Those friendly times have gone..... Now nothing, no communication at all. It's such a desperately sad situation.

OP posts:
pinkpaws · 15/03/2013 17:52

HI I have to say I disagree the fact she went but left everything behind tell me she is hoping you will leave a door open for her . I know she has ask for a divorce but this might just be her testing the waters to see how you will react. Men dont in my experience deal well with miscarriage i know my DH didnt in fact he went to work the day it happened leaving me alone. So you are not alone in your struggle to express yourself. Let her know how much you love her and give her space its really all you can do.

MarinaIvy · 15/03/2013 17:53

Frankly, you may be onto something about anti-depressants. They can have a huge effect on a person. Despite my core belief (apols in advance) that homeopathy is a loada bullshit, I am kinda with you that anti depressants aren't the cure-all that a lot of people think, either.

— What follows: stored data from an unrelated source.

@@ -216,7 +225,10 @@
     int M = a.counts ? a.counts[b] : a.cap;
     M = M < 0 ? 0 : (M > a.cap ? a.cap : M);
     GImg* info = a.info + b;
-    if (b == 0 && chunk == 0 && tid == 0) *a.ticket = a.ticket_init;
+    if (b == 0 && chunk == 0 && tid == 0) {
+        *a.ticket = a.ticket_init;
+        *a.item_count = 0u;
+    }
     const int c0 = chunk * kChunk;
     const int Mc = min(M - c0, kChunk);
     if (Mc <= 0) {
@@ -450,13 +462,13 @@
     u32 pad[3];
 };
 constexpr int kSlots = 8;
-constexpr int kQueue = kTile + 8;
+constexpr int kQueue = kItemTiles * kSubs;
 constexpr int kCand = 3 * kTile;
 constexpr int kItems = kSlots * kTile + kSlots;
+static_assert(kQueue == 32, "level 2 of a work item is one step: lane <-> (tile, sub-tile)");
 struct EdgeWarp {
     Rec16 row16[kTile + 1];
     Rec16 col16[kSlots * 4];
-    u32 tl[kTile];
     u32 sub[kQueue];
     uint2 sbx[kQueue];
     u32 sar[kQueue];
@@ -663,15 +675,99 @@
     __syncwarp();
 }
 
+__global__ void __launch_bounds__(kCullThreads) graph_cull_kernel(const GArgs a) {
+    extern __shared__ uint2 s_steps[];
+    const int b = blockIdx.y, lane = threadIdx.x & 31, warp = threadIdx.x >> 5;
+    const unsigned lt_mask = (1u << lane) - 1u;
+    const int I = blockIdx.x * (kCullThreads / 32) + warp;
+    const GImg info = a.info[b];
+    if (I >= info.n_tiles || a.iflags[b]) return;
+    uint2* steps = s_steps + (size_t)warp * a.cull_steps;
+    const float4* ts = a.tstat + (size_t)b * a.tcap * 2;
+    const float4 ib = ts[I * 2], ia = ts[I * 2 + 1];
+    const float t2 = info.t2;
+    const bool class_mode = info.mode == G_CLASS;
+    const u32 icmin = __float_as_uint(ia.z), icmax = __float_as_uint(ia.w);
+
+    constexpr int kCT = kChunk / kTile;
+    int n_steps = 0, n = 0;
+    int chunk_end = min(info.n_tiles, (I / kCT + 1) * kCT);
+    for (int J0 = I;;) {
+        if (J0 >= chunk_end && chunk_end < info.n_tiles) {
+            J0 = chunk_end;
+            chunk_end = min(info.n_tiles, chunk_end + kCT);
+            if (class_mode) {
+                const int step = (chunk_end - J0 + 31) / 32;
+                const int Jp = J0 + lane * step;
+                const bool ge = Jp < chunk_end && __float_as_uint(ts[Jp * 2 + 1].w) >= icmin;
+                const unsigned m = __ballot_sync(0xffffffffu, ge);
+                const int first = m ? __ffs(m) - 1 : 32;
+                J0 += max(first - 1, 0) * step;
+            }
+        }
+        if (J0 >= info.n_tiles) break;
+        float4 jb[kCullSteps], ja[kCullSteps];
+#pragma unroll
+        for (int u = 0; u < kCullSteps; ++u) {
+            const int Jl = J0 + 32 * u + lane;
+            jb[u] = ja[u] = make_float4(0.f, 0.f, 0.f, 0.f);
+            if (Jl < chunk_end) { jb[u] = ts[Jl * 2]; ja[u] = ts[Jl * 2 + 1]; }
+        }
+        int next = J0 + 32 * kCullSteps;
+#pragma unroll
+        for (int u = 0; u < kCullSteps; ++u) {
+            const int Ju = J0 + 32 * u;
+            if (Ju >= chunk_end) { next = Ju; break; }
+            const int Jl = Ju + lane;
+            bool ok = Jl < chunk_end;
+            if (class_mode) {
+                const bool beyond = !ok || __float_as_uint(ja[u].z) > icmax;
+                ok = ok && !beyond && __float_as_uint(ja[u].w) >= icmin;
+                if (__ballot_sync(0xffffffffu, beyond) == 0xffffffffu) { next = chunk_end; break; }
+            }
+            if (ok) {
+                ok = fminf(ib.z, jb[u].z) > fmaxf(ib.x, jb[u].x) && fminf(ib.w, jb[u].w) > fmaxf(ib.y, jb[u].y) &&
+                     ia.y >= t2 * ja[u].x && ja[u].y >= t2 * ia.x;
+            }
+            const unsigned cand = __ballot_sync(0xffffffffu, ok);
+            if (cand) {
+                if (lane == 0) steps[n_steps] = make_uint2((u32)Ju, cand);
+                ++n_steps;
+                n += __popc(cand);
+            }
+        }
+        J0 = next;
+    }
+    if (n == 0) return;
+    const u32 n_items = (u32)(n + kItemTiles - 1) / kItemTiles;
+    u32 base = 0;
+    if (lane == 0) {
+        base = atomicAdd(a.item_count, n_items);
+        if (base + n_items > a.item_cap) atomicOr(a.iflags + b, 8);
+    }
+    base = __shfl_sync(0xffffffffu, base, 0);
+    __syncwarp();
+    for (u32 k = lane; k < n_items; k += 32)
+        if (base + k < a.item_cap)
+            a.items[base + k] = make_uint2((u32)b, ((u32)I << 4) | (u32)min(kItemTiles, n - (int)k * kItemTiles));
+    int pre = 0;
+    for (int s = 0; s < n_steps; ++s) {
+        const uint2 st = steps[s];
+        if ((st.y >> lane) & 1u) {
+            const u32 idx = (u32)pre + __popc(st.y & lt_mask);
+            if (base + idx / kItemTiles < a.item_cap)
+                a.tlist[(size_t)base * kItemTiles + idx] = (unsigned short)(st.x + lane);
+        }
+        pre += __popc(st.y);
+    }
+}
+
 __global__ void __launch_bounds__(kEdgeThreads, kEdgeCtasPerSM) graph_edge_kernel(const GArgs a) {
     __shared__ __align__(16) EdgeWarp s_w[kEdgeThreads / 32];
     const int lane = threadIdx.x & 31;
     EdgeWarp& w = s_w[threadIdx.x >> 5];
     const unsigned lt_mask = (1u << lane) - 1u;
-    int max_tiles = 0;
-    for (int i = lane; i < a.B; i += 32) max_tiles = max(max_tiles, a.iflags[i] ? 0 : a.info[i].n_tiles);
-    max_tiles = __reduce_max_sync(0xffffffffu, max_tiles);
-    const u32 total = (u32)max_tiles * (u32)a.B;
+    const u32 total = min(*a.item_count, a.item_cap);
 
     bool first = true;
     for (;;) {
@@ -682,16 +778,23 @@
         }
         first = false;
         if (ticket >= total) break;
-        const int I = max_tiles - 1 - (int)(ticket / (u32)a.B), b = (int)(ticket % (u32)a.B);
+        const uint2 item = a.items[ticket];
+        const int k = lane / kSubs;
+        const u32 J = a.tlist[(size_t)ticket * kItemTiles + k];
+        const int b = (int)item.x, I = (int)(item.y >> 4), n_t = (int)(item.y & 15u);
         const float4* sb = a.sboxes + (size_t)b * a.scap;
         const float4* ts = a.tstat + (size_t)b * a.tcap * 2;
         const float4* ss = a.sstat + (size_t)b * a.tcap * kSubs * 2;
         const float4 ib = ts[I * 2], ia = ts[I * 2 + 1];
         const int rp = I * kTile + lane;
         const float4 rq = rp < a.scap ? sb[rp] : make_float4(0.f, 0.f, 0.f, 0.f);
+        const u32 e = J * kSubs + (u32)(lane & (kSubs - 1));
+        const bool sin = k < n_t;
+        float4 sbx = make_float4(0.f, 0.f, 0.f, 0.f), sar = sbx;
+        if (sin) { sbx = ss[e * 2]; sar = ss[e * 2 + 1]; }
         const int flagged = a.iflags[b];
         const GImg info = a.info[b];
-        if (I >= info.n_tiles || flagged) continue;
+        if (flagged) continue;
         const int M = info.M;
         const float t2 = info.t2;
         const float t3 = a.t3;
@@ -700,14 +803,13 @@
         Frame f;
         {
             const float ext = fmaxf(ib.z - ib.x, ib.w - ib.y) * 0.5f;
-            int k = a.hexp - ((int)((__float_as_uint(ext) >> 23) & 255u) - 127);
-            k = max(-60, min(60, k));
-            f.S = __int_as_float((127 + k) << 23);
+            int kx = a.hexp - ((int)((__float_as_uint(ext) >> 23) & 255u) - 127);
+            kx = max(-60, min(60, kx));
+            f.S = __int_as_float((127 + kx) << 23);
             f.S2 = f.S * f.S;
             f.nox = -((ib.x + ib.z) * 0.5f) * f.S;
             f.noy = -((ib.y + ib.w) * 0.5f) * f.S;
         }
-        const u32 icmin = __float_as_uint(ia.z), icmax = __float_as_uint(ia.w);
 
         const bool rvalid = rp < M;
         u32 r_lo = 0x63d063d0u, r_hi = 0xe3d0e3d0u, r_wh_t = 0x63d063d0u, r_ar = 0xe3d063d0u;
@@ -739,110 +841,35 @@
                 sen.area = 0x3c003c00u;
             }
         }
+
+        const bool sok = sin && (int)(e * kSub) < M &&
+                         fminf(ib.z, sbx.z) > fmaxf(ib.x, sbx.x) && fminf(ib.w, sbx.w) > fmaxf(ib.y, sbx.y) &&
+                         ia.y >= t2 * sar.x && sar.y >= t2 * ia.x;
+        const unsigned sm = __ballot_sync(0xffffffffu, sok);
+        if (sok) {
+            const int qi = __popc(sm & lt_mask);
+            w.sub[qi] = e;
+            w.sbx[qi] = make_uint2(pack2(h_dn(__fmaf_rd(sbx.x, f.S, f.nox)), h_dn(__fmaf_rd(sbx.y, f.S, f.noy))),
+                                   pack2(h_up(__fmaf_ru(sbx.z, f.S, f.nox)), h_up(__fmaf_ru(sbx.w, f.S, f.noy))));
+            const unsigned short amax = h_up(__fmul_ru(__fmul_ru(sar.y, 1.0000077f), f.S2));
+            const unsigned short amin = h_rz(__fmul_rd(__fmul_rd(__fmul_rd(sar.x, 0.9999923f), f.S2), t3));
+            w.sar[qi] = pack2(amax, amin ^ 0x8000u);
+        }
+        const int n_q = __popc(sm);
         __syncwarp();
+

But that's not the main thing.

The main thing I'm seeing is that DW seems to see you as Not The Man To Have A Baby With. Indeed, the fact that she left you shortly after buying the child-friendly car, etc, bears this out, rather than contradicts. The closer she got to trying again, the more a part of her said 'No, not this'.

If you're not in agreement over fundamental matters as a couple, fair enough, but imagine how it would be if you had these disagreements over how to raise a child! Again, on the medical front (sorry, only example I know of in your case), that could have been a compleye bear trap. And your mention of a baby being conceived the 'right way', or being too poor or too young leads me to think you have some other fundamental differences about how a baby can be raised.

Out of interest, how old are you two? And what makes you believe you were too poor to have a child?

Jiltedman · 15/03/2013 18:04

Ok I accept some of the above. Basically I have an inbuilt fear after losing my sister of SIDS that I always have wanted a baby to be made in the 'right' way. I know its irrational, but thats something I have always been very definite about. In terms of the money, yes I know we could have made do but I always wanted the best.....
I guess my feeling with many tablets in modern medicine is that they deal with the symptons rather than the root cause...... The tablets made her feel different rather than actually helping her come to terms with things.
I am nearly 30 but she is 25.

OP posts:
Jiltedman · 15/03/2013 18:08

The other that hurts me is that since she has left she has started smoking/ drinking, and doesn't look to be in great health.....
In many ways if she had left and I saw her happy I would be able to move on..... the old addage of truly loving someone and setting them free.

OP posts:
freddiemisagreatshag · 15/03/2013 18:11

So she's only allowed to move on on your terms? If you approve of how she's living her life? And what do you mean by having a baby in the right way?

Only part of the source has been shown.